Our research focuses on diffusion magnetic resonance imaging, the only method that can map the connections of the living human brain. Our ongoing research includes NIH R01 projects to enable the analysis of extremely large datasets and to map previously invisible superficial white matter. We are also involved in projects related to analysis of diffusion tractography via fiber clustering, creation of white matter atlases, extraction of machine-learning-relevant features from the white matter, and development of open-source software. We have a longstanding collaboration with Dr. Alexandra J. Golby on topics related to neurosurgical planning.
White Matter Atlases
One research direction of the O’Donnell Laboratory is the creation of white matter atlases using a combination of machine learning methods and expert neuroanatomical curation. We created an anatomically curated white matter atlas to enable consistent white matter tract parcellation across different populations (Zhang et al. 2018). The atlas contains 58 deep white matter tracts including major long-range association and projection tracts, commissural tracts, and tracts related to the brainstem and cerebellar connections, plus 198 short and medium-range superficial fiber clusters organized into 16 categories according to the brain lobes they connect. See more information and atlas download instructions.

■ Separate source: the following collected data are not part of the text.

# tenstack/batch-scheduler

Measured on NVIDIA H100. Metric: pod_x_node_fit_evals_per_sec, higher is better.
Workload: dtype int64

## Files before the change

batch-scheduler_b200/csrc/common.cuh:

```cuda
#pragma once
#include <cuda_runtime.h>
#include <stdint.h>

#include "../../include/bsched.h"

namespace bsk {

constexpr int LANE_CPU = 0, LANE_MEM = 1, LANE_EPH = 2, LANE_PODS = 3;
constexpr int64_t ABSENT_LEFT = (int64_t)1 << 61;
constexpr int64_t UNCHECKED_REQ = -((int64_t)1 << 61);
constexpr int32_t ABSENT_LEFT32 = 1 << 29;
constexpr int32_t UNCHECKED_REQ32 = -(1 << 29);
constexpr int FIT_CAP_LOG2 = 27;
constexpr int64_t NARROW_LIMIT = ((int64_t)1 << (FIT_CAP_LOG2 - 1)) - 1;
constexpr int32_t ABSENT_LEFTS = (1 << 30) - 1;
constexpr int32_t UNCHECKED_REQS = -((1 << 30) - 1);
constexpr int64_t SCALED_LIMIT = (int64_t)1 << 29;
struct LaneMap {
  uint8_t wide[BS_MAX_LANES];
  uint8_t narrow[BS_MAX_LANES];
  uint8_t scaled[BS_MAX_LANES];
  uint8_t sunit[BS_MAX_LANES];
  uint8_t sshift[BS_MAX_LANES];
  uint32_t sclamp[BS_MAX_LANES];
  uint32_t LW, LN, LS;
};
constexpr int NODE_TILE = 512;
constexpr int FIT_WARPS = 8;
constexpr int FIT_THREADS = (FIT_WARPS + 1) * 32;
constexpr int FIT_MIN_BLOCKS = 2;
constexpr int PODS_PER_WARP = 4;
constexpr int PODS_PER_CTA = FIT_WARPS * PODS_PER_WARP;
constexpr int TILE_WORDS = NODE_TILE / 32;
static_assert(TILE_WORDS <= 32 && 32 % TILE_WORDS == 0, "a 32-word bitmap line is a whole number of tiles");
constexpr int TILES_PER_LINE = 32 / TILE_WORDS;
constexpr int KEY_BITS = 4;
static_assert((1 << KEY_BITS) == TILE_WORDS, "the best-node key holds a word index of the tile in KEY_BITS bits");
static_assert(FIT_CAP_LOG2 + KEY_BITS <= 31, "best-node key: score (27 bits) + word index must fit 31 bits");
constexpr int FIT_STAGES = 2;
static_assert(TILE_WORDS % 4 == 0, "the fit kernel sweeps a tile 4 words at a time");
constexpr int FIT_NB = 2;
using ColBits = uint16_t;
static_assert(sizeof(ColBits) * 8 == TILE_WORDS, "one class bit per ballot word of a tile");

}
```

batch-scheduler_b200/csrc/fit.cuh:

```cuda
#pragma once
#include "common.cuh"

namespace bsk {

__device__ __forceinline__ uint32_t smem_u32(const void* p) {
  return (uint32_t)__cvta_generic_to_shared(p);
}
__device__ __forceinline__ void mbar_init(uint64_t* bar, uint32_t count) {
  asm volatile("mbarrier.init.shared::cta.b64 [%0], %1;" ::"r"(smem_u32(bar)), "r"(count));
}
__device__ __forceinline__ void mbar_expect_tx(uint64_t* bar, uint32_t bytes) {
  asm volatile("mbarrier.arrive.expect_tx.shared::cta.b64 _, [%0], %1;" ::"r"(smem_u32(bar)), "r"(bytes)
               : "memory");
}
__device__ __forceinline__ void mbar_arrive(uint64_t* bar) {
  asm volatile("mbarrier.arrive.shared::cta.b64 _, [%0];" ::"r"(smem_u32(bar)) : "memory");
}
__device__ __forceinline__ void mbar_wait(uint64_t* bar, uint32_t parity) {
  asm volatile(
      "{\n"
      ".reg .pred p;\n"
      "WAIT_%=:\n"
      "mbarrier.try_wait.parity.shared::cta.b64 p, [%0], %1;\n"
      "@p bra DONE_%=;\n"
      "bra WAIT_%=;\n"
      "DONE_%=:\n"
      "}\n" ::"r"(smem_u32(bar)),
      "r"(parity)
      : "memory");
}
__device__ __forceinline__ void tma_bulk_g2s(void* dst_smem, const void* src_gmem, uint32_t bytes,
                                             uint64_t* bar) {
  asm volatile(
      "cp.async.bulk.shared::cluster.global.mbarrier::complete_tx::bytes [%0], [%1], %2, [%3];" ::"r"(
          smem_u32(dst_smem)),
      "l"(src_gmem), "r"(bytes), "r"(smem_u32(bar))
      : "memory");
}
__device__ __forceinline__ uint64_t l2_evict_first() {
  uint64_t pol;
  asm volatile("createpolicy.fractional.L2::evict_first.b64 %0, 1.0;" : "=l"(pol));
  return pol;
}
__device__ __forceinline__ void tma_bulk_s2g(void* dst_gmem, uint32_t src_smem, uint32_t bytes, uint64_t pol) {
  asm volatile("cp.async.bulk.global.shared::cta.bulk_group.L2::cache_hint [%0], [%1], %2, %3;" ::"l"(dst_gmem),
               "r"(src_smem), "r"(bytes), "l"(pol)
               : "memory");
}
__device__ __forceinline__ void bulk_commit() { asm volatile("cp.async.bulk.commit_group;" ::: "memory"); }
template <int N>
__device__ __forceinline__ void bulk_wait_read() { asm volatile("cp.async.bulk.wait_group.read %0;" ::"n"(N) : "memory"); }
__device__ __forceinline__ void fence_async_smem() { asm volatile("fence.proxy.async.shared::cta;" ::: "memory"); }

__device__ __forceinline__ int64_t min64(int64_t a, int64_t b) { return a < b ? a : b; }
__device__ __forceinline__ int32_t hi32(int64_t v) {
  int32_t lo, hi;
  asm("mov.b64 {%0, %1}, %2;" : "=r"(lo), "=r"(hi) : "l"(v));
  (void)lo;
  return hi;
}
__device__ __forceinline__ uint32_t lo32(int64_t v) {
  int32_t lo, hi;
  asm("mov.b64 {%0, %1}, %2;" : "=r"(lo), "=r"(hi) : "l"(v));
  (void)hi;
  return (uint32_t)lo;
}
__device__ __forceinline__ void sts_u32(uint32_t saddr, uint32_t v) {
  asm volatile("st.shared.u32 [%0], %1;" ::"r"(saddr), "r"(v));
}
__device__ __forceinline__ void sts_v2u32(uint32_t saddr, uint32_t lo, uint32_t hi) {
  asm volatile("st.shared.v2.u32 [%0], {%1, %2};" ::"r"(saddr), "r"(lo), "r"(hi));
}
__device__ __forceinline__ void sts_u64(uint32_t saddr, long long v) {
  asm volatile("st.shared.u64 [%0], %1;" ::"r"(saddr), "l"(v));
}

struct FitArgs {
  const int64_t* left_w;
  const int32_t* left_n;
  const ColBits* classfit;
  const int64_t* req;
  const uint32_t* req_present;
  const uint32_t* fit_class;
  LaneMap lm;
  uint32_t* feasible_count;
  int32_t* best_node;
  int64_t* best_score;
  uint32_t* fit_bitmap;
  int64_t* score;
  uint64_t left_w_pitch, left_n_pitch;
  uint64_t score_pitch;
  uint32_t bitmap_pitch;
  uint32_t P, N, Npad, W;
  uint32_t n_full, tail_split;
  unsigned long long* best_packed;
  int32_t* topk_node;
  int64_t* topk_score;
  uint32_t topk_k;
};

template <bool NARROW> struct BestT { using type = int64_t; };
template <> struct BestT<true> { using type = int32_t; };

enum { FIT_OUT_NONE = 0, FIT_OUT_BITMAP = 1, FIT_OUT_SCORE = 2, FIT_OUT_TOPK = 3 };

template <typename S>
__device__ __forceinline__ S topk_insert(S* __restrict__ ls_p, int32_t* __restrict__ ln_p, uint32_t K, uint32_t cb,
                                         S s, int32_t n0 , uint32_t lane) {
  S ls = ls_p[lane];
  int32_t ln = ln_p[lane];
#pragma unroll 1
  do {
    const uint32_t src = __ffs(cb) - 1;
    cb &= cb - 1;
    const S cs = __shfl_sync(0xffffffffu, s, src);
    const int32_t cn = n0 + (int32_t)src;
    const uint32_t pos = __popc(__ballot_sync(0xffffffffu, ls > cs || (ls == cs && ln < cn)));
    if (pos < K) {
      const S us = __shfl_up_sync(0xffffffffu, ls, 1);
      const int32_t un = __shfl_up_sync(0xffffffffu, ln, 1);
      if (lane == pos) { ls = cs; ln = cn; }
      else if (lane > pos) { ls = us; ln = un; }
    }
  } while (cb);
  ls_p[lane] = ls;
  ln_p[lane] = ln;
  return __shfl_sync(0xffffffffu, ls, K - 1);
}

template <int LW, int LN, int LS, int OUT, int RN>
__device__ __forceinline__ void fit_tile(const FitArgs& a, const int64_t* __restrict__ tlw,
                                         const int32_t* __restrict__ tln,
                                         const int64_t (&rqw)[PODS_PER_WARP][LW > 0 ? LW : 1],
                                         const int32_t (&rqn)[PODS_PER_WARP][LN + LS > 0 ? LN + LS : 1],
                                         const ColBits (&colbits)[PODS_PER_WARP], int R0, uint32_t slab ,
                                         uint32_t* s_words, uint32_t wbase , uint32_t node_base, uint32_t lane,
                                         typename BestT<(LN > 0)>::type (&best_s)[PODS_PER_WARP],
                                         int32_t (&best_n)[PODS_PER_WARP], int32_t (&kb)[PODS_PER_WARP],
                                         uint32_t (&cnt)[PODS_PER_WARP],
                                         typename BestT<(LN > 0)>::type* tks, int32_t* tkn ,
                                         typename BestT<(LN > 0)>::type (&thr)[PODS_PER_WARP]) {
  constexpr bool SCORE = OUT == FIT_OUT_SCORE;
  constexpr bool TOPK = OUT == FIT_OUT_TOPK;
  constexpr bool WORDS = OUT == FIT_OUT_BITMAP || SCORE;
  using S = typename BestT<(LN > 0)>::type;
  static_assert(!SCORE || RN == 1, "a staging slab holds one matrix row");
  const int64_t* tpw = tlw + lane;
  const int32_t* tpn = tln + lane;
  int32_t node = (int32_t)(node_base + lane);
  uint32_t wp = smem_u32(s_words) + wbase * 4;
  uint32_t sp = slab + lane * 8;
  int32_t jrem = TILE_WORDS - 1;
#pragma unroll 1
  for (int jb = 0; jb < TILE_WORDS; jb += 4) {
#pragma unroll
    for (int jj = 0; jj < 4; ++jj) {
      int64_t lfw[LW > 0 ? LW : 1];
      int32_t lfn[LN + LS > 0 ? LN + LS : 1];
#pragma unroll
      for (int d = 0; d < LW; ++d) lfw[d] = tpw[d * NODE_TILE + jj * 32];
#pragma unroll
      for (int d = 0; d < LN + LS; ++d) lfn[d] = tpn[d * NODE_TILE + jj * 32];
#pragma unroll
      for (int i = 0; i < RN; ++i) {
        const int r = R0 + i;
        if (LN > 0) {
          int32_t t = lfn[0] - rqn[r][0];
#pragma unroll
          for (int d = 1; d < LN; ++d) t = min(t, lfn[d] - rqn[r][d]);
          uint32_t m32 = (uint32_t)t;
          int32_t sgn = t;
#pragma unroll
          for (int d = 0; d < LS; ++d) {
            const int32_t x = min(lfn[LN + d] - rqn[r][LN + d], (int32_t)a.lm.sclamp[d]);
            sgn |= x;
            m32 = min(m32, (uint32_t)x << a.lm.sshift[d]);
          }
#pragma unroll
          for (int d = 0; d < LW; ++d) {
            const int64_t w = lfw[d] - rqw[r][d];
            const int32_t whi = hi32(w);
            sgn |= whi;
            m32 = min(m32, whi != 0 ? 0xffffffffu : lo32(w));
          }
          const bool fit = (sgn >= 0) && ((colbits[r] >> (jb + jj)) & 1u);
          if (WORDS) sts_u32(wp + (r * 32 + jj) * 4, __ballot_sync(0xffffffffu, fit));
          else if (fit) ++cnt[r];
          if (TOPK && a.fit_bitmap) sts_u32(wp + (r * 32 + jj) * 4, __ballot_sync(0xffffffffu, fit));
          const int32_t key = (int32_t)(m32 << KEY_BITS) + (jrem - jj);
          if (!TOPK && fit) kb[r] = max(kb[r], key);
          if (SCORE) sts_v2u32(sp + jj * 32 * 8, fit ? m32 : 0u, fit ? 0u : 0x80000000u);
          if (TOPK) {
            const uint32_t cb = __ballot_sync(0xffffffffu, fit && (int32_t)m32 > thr[r]);
            if (cb) thr[r] = topk_insert<S>(tks + r * 32, tkn + r * 32, a.topk_k, cb, (int32_t)m32, node + jj * 32 - (int32_t)lane, lane);
          }
        } else {
          int64_t m = lfw[0] - rqw[r][0];
#pragma unroll
          for (int d = 1; d < LW; ++d) m = min64(m, lfw[d] - rqw[r][d]);
          const bool fit = (hi32(m) >= 0) && ((colbits[r] >> (jb + jj)) & 1u);
          if (WORDS) sts_u32(wp + (r * 32 + jj) * 4, __ballot_sync(0xffffffffu, fit));
          else if (fit) ++cnt[r];
          if (TOPK && a.fit_bitmap) sts_u32(wp + (r * 32 + jj) * 4, __ballot_sync(0xffffffffu, fit));
          if (!TOPK && fit && m > best_s[r]) { best_s[r] = m; best_n[r] = node + jj * 32; }
          if (SCORE) sts_u64(sp + jj * 32 * 8, fit ? (long long)m : (long long)INT64_MIN);
          if (TOPK) {
            const uint32_t cb = __ballot_sync(0xffffffffu, fit && m > thr[r]);
            if (cb) thr[r] = topk_insert<S>(tks + r * 32, tkn + r * 32, a.topk_k, cb, m, node + jj * 32 - (int32_t)lane, lane);
          }
        }
      }
    }
    tpw += 128;
    tpn += 128;
    node += 128;
    jrem -= 4;
    wp += 16;
    sp += 128 * 8;
  }
}
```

Mapping Superficial White Matter
NIH R01 MH125860
This 5-year R01 project (PIs: Lauren J. O’Donnell, Yogesh Rathi, Nikos Makris) is titled “Mapping the Superficial White Matter Connectome of the Human Brain Using Ultra High Resolution Multi-Contrast Diffusion MRI”. We propose to create the first atlas of the human brain’s superficial white matter (SWM) using sub-millimeter ultra high resolution diffusion MRI (dMRI). The SWM is located between the deep white matter and the cortex. Our understanding of human neuroanatomy relies heavily on the results of invasive tracer studies in monkeys, but the detailed neuroanatomy of the SWM in monkeys has not yet been systematically compiled or analyzed. We propose to address these challenges to create the most comprehensive description of the SWM to date.

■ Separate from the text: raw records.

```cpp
__device__ __forceinline__ float bwd_equil_scale(const float d) {
    if (!(d > 0.f) || !(d < 3.0e38f)) return 1.f;
    const int h = (int)((__float_as_uint(d) >> 23) & 0xFFu) - 127;
    return __uint_as_float((unsigned int)(127 - (h >> 1)) << 23);
}
template <int LQP_ANY = 0>
__global__ __launch_bounds__(LQP_NT) void k_bwd_build_chol(const BwdParams<float> P) {
    extern __shared__ __attribute__((aligned(32))) char smem[];
    const int b = blockIdx.x, n = P.n, m = P.m, Np = P.Np;
    const int tid = threadIdx.x, lane = tid & 63, w = tid >> 6;
    int* fl = (int*)smem;
    int* wtot = fl + round_up(n, 8);
    const float* x = P.x + (size_t)b * n;
    const float* u = P.u + (size_t)b * n;
    const float* lb = P.lb + (size_t)b * n;
    const float* ub = P.ub + (size_t)b * n;
    const float* g = P.g + (size_t)b * n;
    const float* Q = P.Q + (size_t)b * n * n;
    const float* A = P.A ? P.A + (size_t)b * m * n : nullptr;
    const int Kmax = round_up(n, LQP_NB) / LQP_NB, Npm = Kmax * LQP_NB;
    float* Ls = P.packed + (size_t)b * sym_blocks(Kmax) * LQP_BLK;
    float* AF = P.M + (size_t)b * Np * Np;
    float* rhs = P.rhs + (size_t)b * Np;
    if (tid == 0 && blockIdx.y == 0) P.info[b] = 0;
    float* wl = (float*)(wtot + LQP_NW + 8);
    bool keep = false;
    if (tid < n) {
        if (P.kkt) { keep = true; wl[tid] = kkt_weight(P, b, tid); }
        else {
            const float sxu = x[tid] + u[tid];
            keep = !(sxu > ub[tid] || sxu < lb[tid]);
        }
    }
    const unsigned long long bal = __ballot(keep);
    const int before = __popcll(bal & ((1ull << lane) - 1ull));
    if (lane == 0) wtot[w] = __popcll(bal);
    __syncthreads();
    int base = 0, nf = 0;
#pragma unroll
    for (int ww = 0; ww < LQP_NW; ++ww) {
        const int c = wtot[ww];
        if (ww < w) base += c;
        nf += c;
    }
    if (keep) {
        fl[base + before] = tid;
        if (blockIdx.y == 0) P.fidx[(size_t)b * n + base + before] = tid;
    }
    if (tid == 0 && blockIdx.y == 0) P.nred[b] = nf + m;
    __syncthreads();
    const int Kb = round_up(nf, LQP_NB) / LQP_NB;
    const int r = tid >> 4, c4 = (tid & 15) * 4;
    const int nblk = sym_blocks(Kb);
    float* const sl = wl + round_up(n, 8);
    for (int a = tid; a < Npm; a += LQP_NT) {
        float sv = 1.f;
        if (P.bsc && a < nf) sv = bwd_equil_scale(Q[(size_t)fl[a] * n + fl[a]] + (P.kkt ? wl[fl[a]] : 1e-8f));
        sl[a] = sv;
        if (P.bsc && blockIdx.y == 0) P.bsc[(size_t)b * Np + a] = sv;
    }
    __syncthreads();
    for (int t = blockIdx.y; t < nblk; t += gridDim.y) {
        int j = 0;
        while (sym_idx(j + 1, j + 1, Kb) <= t && j + 1 < Kb) ++j;
        const int i = j + (t - sym_idx(j, j, Kb));
        const int a = i * 64 + r;
        const bool rok = a < nf;
        const size_t rowoff = (size_t)fl[rok ? a : 0] * n;
        float q4[4];
#pragma unroll
        for (int e = 0; e < 4; ++e) {
            const int c = j * 64 + c4 + e;
            q4[e] = Q[rowoff + fl[c < nf ? c : 0]];
        }
        V4<float> v;
#pragma unroll
        for (int e = 0; e < 4; ++e) {
            const int c = j * 64 + c4 + e;
            float val = (a == c) ? 1.f : 0.f;
            if (rok && c < nf) val = ((q4[e] + (a == c ? (P.kkt ? wl[fl[a]] : 1e-8f) : 0.f)) * sl[a]) * sl[c];
            v.v[e] = val;
        }
        *(V4<float>*)(Ls + (size_t)t * LQP_BLK + tid * 4) = v;
    }
    if (blockIdx.y == 0) {
        if (P.phase != 1)
            for (int a = tid; a < Npm; a += LQP_NT) rhs[a] = a < nf ? -g[fl[a]] * sl[a] : 0.f;
        for (int q = 0; q < m; ++q)
            for (int a = tid; a < Npm; a += LQP_NT) AF[(size_t)q * Npm + a] = a < nf ? A[(size_t)q * n + fl[a]] * sl[a] : 0.f;
    }
}

__host__ __device__ inline int bwd_chol_lds_bytes(int n, int m, int nr = 2) {
    const int Kmax = round_up(n, LQP_NB) / LQP_NB, Npm = Kmax * LQP_NB;
    const int a0 = spd_lds_bytes(Kmax > SPD_MAXK ? SPD_MAXK : Kmax);
    const int a = (Kmax < SPD_MAXK && chol_la_lds_bytes(Kmax) > a0) ? chol_la_lds_bytes(Kmax) : a0;
    const int c = ((1 + nr + m) * Npm + nr * 64 + nr * LQP_NW * 64 + m * m + 2 * m + 8) * 4;
    return a > c ? a : c;
}
template <int NRV = 0, bool F16 = false>
__global__ __launch_bounds__(LQP_NT) void k_bwd_chol_solve(const BwdParams<float> P) {
    extern __shared__ __attribute__((aligned(32))) char smem[];
    const int b = blockIdx.x, n = P.n, m = P.m, Np = P.Np;
    const int tid = threadIdx.x, lane = tid & 63, w = tid >> 6;
    const int Kmax = round_up(n, LQP_NB) / LQP_NB, Npm = Kmax * LQP_NB;
    const int nf = P.nred[b] - m;
    const int Kb = round_up(nf, LQP_NB) / LQP_NB, Nb = Kb * LQP_NB;
    float* Ls = P.packed + (size_t)b * sym_blocks(Kmax) * LQP_BLK;
    const float* AF = P.M + (size_t)b * Np * Np;
    float* rhs = P.rhs + (size_t)b * Np;
    unsigned long long dt0 = P.dbg ? clock64() : 0;
    if (Kb > 0 && P.phase != 2) {
        if (Kb <= P.la_maxk) wg_chol_factor_la<F16>(Ls, Kb, P.info + b, smem, P.dbg ? P.dbg + (size_t)b * 8 : nullptr);
        else if (Kb <= SPD_MAXK) wg_chol_factor(Ls, Kb, P.info + b, smem);
        else wg_chol_factor_big(Ls, Kb, P.info + b, smem);
    }
    if (P.host_report && (P.early_report || P.phase == 1) && !P.reported) {
        __syncthreads();
        if (tid == 0)
            __hip_atomic_store(P.host_report + b, __hip_atomic_load(P.info + b, __ATOMIC_RELAXED, __HIP_MEMORY_SCOPE_AGENT),
                               __ATOMIC_RELAXED, __HIP_MEMORY_SCOPE_SYSTEM);
    }
    if (P.phase == 1) return;
    __syncthreads();
    if (P.dbg && tid == 0) { const unsigned long long t = clock64(); P.dbg[(size_t)b * 8 + 0] = t - dt0; dt0 = t; P.dbg[(size_t)b * 8 + 3] = Kb; }
    constexpr int NR = NRV == 4 ? 4 : 2;
    float* acc = (float*)smem;
    float* u0 = acc + (size_t)NR * Npm;
    float* G = u0 + Npm;
    float* t = G + (size_t)m * Npm;
    float* part = t + NR * 64;
    float* S = part + NR * LQP_NW * 64;
    float* wv = S + m * m;
    float* dn = wv + m;
    if (P.phase == 2) {
        const float* g = P.g + (size_t)b * n;
        const int* fidx = P.fidx + (size_t)b * n;
        const float* bs_ = P.bsc ? P.bsc + (size_t)b * Np : nullptr;
        for (int e = tid; e < Nb; e += LQP_NT) u0[e] = e < nf ? -g[fidx[e]] * (bs_ ? bs_[e] : 1.f) : 0.f;
    } else {
        for (int e = tid; e < Nb; e += LQP_NT) u0[e] = rhs[e];
    }
    for (int q = 0; q < m; ++q)
        for (int e = tid; e < Nb; e += LQP_NT) G[(size_t)q * Npm + e] = AF[(size_t)q * Npm + e];
    __syncthreads();
    if (Kb > 0)
        for (int c0 = 0; c0 < 1 + m; c0 += NR)
            wg_chol_solve_n<NR>(Ls, Kb, u0 + (size_t)c0 * Npm, Npm, (1 + m - c0) < NR ? (1 + m - c0) : NR, acc, t, part,
                                (P.dbg && P.la_maxk == 0) ? P.dbg + (size_t)b * 8 : nullptr);
    if (P.dbg && tid == 0) { const unsigned long long t = clock64(); P.dbg[(size_t)b * 8 + 1] = t - dt0; dt0 = t; }
    if (m > 0) {
        for (int e = w; e < m * m + m; e += LQP_NW) {
            const int q = e < m * m ? e / m : e - m * m;
            const float* rv = e < m * m ? G + (size_t)(e - q * m) * Npm : u0;
            float a = 0.f;
            for (int i = lane; i < nf; i += 64) a += AF[(size_t)q * Npm + i] * rv[i];
            a = wave_sum(a);
            if (lane == 0) {
                if (e < m * m) S[e] = a - ((e / m == e % m) ? 1e-8f : 0.f);
                else wv[q] = a;
            }
        }
        __syncthreads();
        {
            const int rr = tid / (m + 1), jj = tid - rr * (m + 1);
            const bool mine = tid < m * (m + 1);
            int* pivrow = (int*)dn;
            for (int c = 0; c < m; ++c) {
                if (tid == 0) {
                    int pr = c;
                    float best = tabs(S[c * m + c]);
                    for (int r2 = c + 1; r2 < m; ++r2) if (tabs(S[r2 * m + c]) > best) { best = tabs(S[r2 * m + c]); pr = r2; }
                    const bool skip = !(best > 0.f);
                    if (skip && P.info[b] == 0) P.info[b] = nf + c + 1;
                    pivrow[0] = pr; pivrow[1] = skip ? 1 : 0;
                }
                __syncthreads();
                const int pr = pivrow[0];
                const bool skip = pivrow[1] != 0;
                float* const rowc = jj < m ? S + c * m + jj : wv + c;
                float* const rowp = jj < m ? S + pr * m + jj : wv + pr;
                float* const rowr = jj < m ? S + rr * m + jj : wv + rr;
                if (!skip && pr != c && tid <= m) {
                    const float tmp = *rowc; *rowc = *rowp; *rowp = tmp;
                }
                __syncthreads();
                const float inv = skip ? 0.f : 1.f / S[c * m + c];
                const float f = (mine && !skip) ? S[rr * m + c] : 0.f;
                __syncthreads();
                if (!skip && tid <= m) *rowc *= inv;
                __syncthreads();
                if (mine && !skip && rr != c) *rowr -= f * *rowc;
                __syncthreads();
            }
            for (int q = tid; q < m; q += LQP_NT) dn[q] = wv[q];
        }
        __syncthreads();
// ... 293 lines not shown
```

Mapping Cerebellar White Matter
NIH R01 MH132610
This 5-year R01 project (PIs: Lauren J. O’Donnell, Yogesh Rathi, Nikos Makris) titled “Mapping of the Intrinsic and Extrinsic Cerebellar Connectome at Ultra High Resolution With Expert Neuroanatomical Curation”. We propose to create the first detailed atlas of the human cerebellar connectome using sub-millimeter ultra-high-resolution diffusion MRI (dMRI). The complex anatomy of the cerebellar structural connectome includes intricate connections between the tightly foliated cerebellar cortex, the deep cerebellar nuclei, and structures external to the cerebellum including the spinal cord, brainstem, thalamus, and cerebral cortex. Our final deliverable will be a comprehensive, anatomically curated atlas of the human cerebellar connectome, which will enable the study of the cerebellar connectome in health and disease.

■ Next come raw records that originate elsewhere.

@@ -63,15 +64,17 @@
   head_reduce_body<false>(row_stats, loss_acc, epoch_sums, B);
 }
 
+template <bool FAST>
 __global__ void __launch_bounds__(HEAD_THREADS)
 head_fwd_kernel(const HeadParams p) {
   extern __shared__ __attribute__((aligned(16))) char smem[];
+  const int LD = FAST ? p.C + 4 : p.C + 1;
   float* sh = reinterpret_cast<float*>(smem);
-  float* sw = sh + (size_t)p.T * (p.C + 1);
-  float* sl = sw + (p.w_in_lds ? (size_t)p.V * (p.C + 1) : 0);
-  float* sm = sl + (size_t)p.T * p.V;
+  float* sw = sh + (size_t)p.T * LD;
+  float* sl = sw + (p.w_in_lds ? (size_t)p.V * LD : 0);
+  float* sm = sl + (FAST ? 128 : (size_t)p.T * p.V);
   const int b = blockIdx.x, tid = threadIdx.x;
-  const int T = p.T, C = p.C, V = p.V, LD = p.C + 1;
+  const int T = p.T, C = p.C, V = p.V;
   if (p.vec) {
     const int C4 = C >> 2;
     const int nh = T * C4, nw = p.w_in_lds ? V * C4 : 0;
@@ -103,8 +106,13 @@
           x = make_float4(x.x * k.x, x.y * k.y, x.z * k.z, x.w * k.w);
           if (p.h_drop) *reinterpret_cast<float4*>(p.h_drop + g) = x;
         }
-        float* dst = sh + (isw ? T + row : row) * LD + c;
-        dst[0] = x.x; dst[1] = x.y; dst[2] = x.z; dst[3] = x.w;
+        if (FAST) {
+          float* dst = sh + (isw ? T + row : row) * LD + (c & ~15) + ((c >> 2) & 3);
+          dst[0] = x.x; dst[4] = x.y; dst[8] = x.z; dst[12] = x.w;
+        } else {
+          float* dst = sh + (isw ? T + row : row) * LD + c;
+          dst[0] = x.x; dst[1] = x.y; dst[2] = x.z; dst[3] = x.w;
+        }
       }
     }
   } else {
@@ -132,7 +140,45 @@
     }
   }
   __syncthreads();
-  {
+  if (FAST) {
+    const int lane = tid & 63, wave = tid >> 6;
+    const int i = lane & 15, kg = lane >> 4;
+    const int MT = (T + 15) >> 4, NT = (V + 15) >> 4;
+    if (wave < MT * NT) {
+      const int mt = wave / NT, nt = wave - mt * NT;
+      const int vb = min(nt * 16 + i, V - 1);
+      const float4* a = reinterpret_cast<const float4*>(sh + min(mt * 16 + i, T - 1) * LD + 4 * kg);
+      const float4* w = reinterpret_cast<const float4*>(sw + vb * LD + 4 * kg);
+      const int nj = C >> 4;
+      f32x4 acc = {0.f, 0.f, 0.f, 0.f};
+      float4 a0 = a[0], w0 = w[0], a1 = a[4], w1 = w[4];
+      for (int j = 0; j < nj; j += 2) {
+        const int jn = min(j + 2, nj - 2);
+        const float4 a2 = a[4 * jn], w2 = w[4 * jn], a3 = a[4 * jn + 4], w3 = w[4 * jn + 4];
+        acc = mfma16(a0.x, w0.x, acc); acc = mfma16(a0.y, w0.y, acc); acc = mfma16(a0.z, w0.z, acc); acc = mfma16(a0.w, w0.w, acc);
+        acc = mfma16(a1.x, w1.x, acc); acc = mfma16(a1.y, w1.y, acc); acc = mfma16(a1.z, w1.z, acc); acc = mfma16(a1.w, w1.w, acc);
+        a0 = a2; w0 = w2; a1 = a3; w1 = w3;
+      }
+      const float bias = p.bias[vb];
+      float best = acc[0] + bias;
+      int arg = mt * 16 + 4 * kg;
+#pragma unroll
+      for (int r = 1; r < 4; ++r) {
+        const float x = acc[r] + bias;
+        if (x > best) { best = x; arg = mt * 16 + 4 * kg + r; }
+      }
+#pragma unroll
+      for (int o = 16; o < 64; o <<= 1) {
+        const float ob = __shfl_xor(best, o);
+        const int oa = __shfl_xor(arg, o);
+        if (ob > best || (ob == best && oa < arg)) { best = ob; arg = oa; }
+      }
+      if (kg == 0 && nt * 16 + i < V) {
+        sl[mt * 32 + nt * 16 + i] = best;
+        reinterpret_cast<int*>(sl)[64 + mt * 32 + nt * 16 + i] = arg;
+      }
+    }
+  } else {
     const int lane = tid & 63, wave = tid >> 6;
     const int i = lane & 15, kg = lane >> 4;
     const int MT = (T + 15) >> 4, NT = (V + 15) >> 4;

SlicerDMRI Open-Source Software
Our NIH-funded open-source software, SlicerDMRI, is used in multiple brain research studies for diffusion MRI visualization and analysis. Our software for diffusion MRI fiber tractography clustering, whitematteranalysis, is available as open source. In addition, our laboratory has developed a variety of open-source software, including state-of-the-art deep learning methods.
Diffusion MRI Data Harmonization
NIH R01 MH119222
This 5-year R01 project (PIs: Yogesh Rathi and Lauren J. O’Donnell) is titled “Harmonizing Multi-Site Diffusion MRI Acquisitions for Neuroscientific Analysis Across Ages and Brain Disorders”. Several large studies such as the Human Connectome Project (HCP) and the Adolescent Brain Cognitive Development (ABCD) have collected or are poised to collect diffusion MRI data from over 30,000 subjects. However, an important challenge is that these datasets collected from different scanners cannot be pooled for joint analysis due to large inter-scanner (inter-site) differences. In this grant, we propose to address these challenges to enable large-scale data-intensive analysis of dMRI data. We recently created a dataset of harmonized and processed ABCD dMRI data (from release 3), comprising quality-controlled imaging data from 9,345 subjects, focusing exclusively on the baseline session, i.e., the first time point of the study. This resource required substantial computational time (approx. 50,000 CPU hours) for harmonization, whole-brain tractography, and white matter parcellation. The dataset includes harmonized dMRI data, 800 white matter clusters, 73 anatomically labeled white matter tracts in full and low resolution, and 804 different dMRI-derived measures per subject (72.3 TB total size). Accessible via the NIMH Data Archive, it offers a large-scale dMRI dataset for studying structural connectivity in child and adolescent neurodevelopment.
Cetin-Karayumak S, Zhang F, Zurrin R, Billah T, Zekelman L, Makris N, Pieper S, O’Donnell LJ, Rathi Y. Harmonized diffusion MRI data and white matter measures from the Adolescent Brain Cognitive Development Study. Scientific Data. 2024 Feb 27;11(1):249.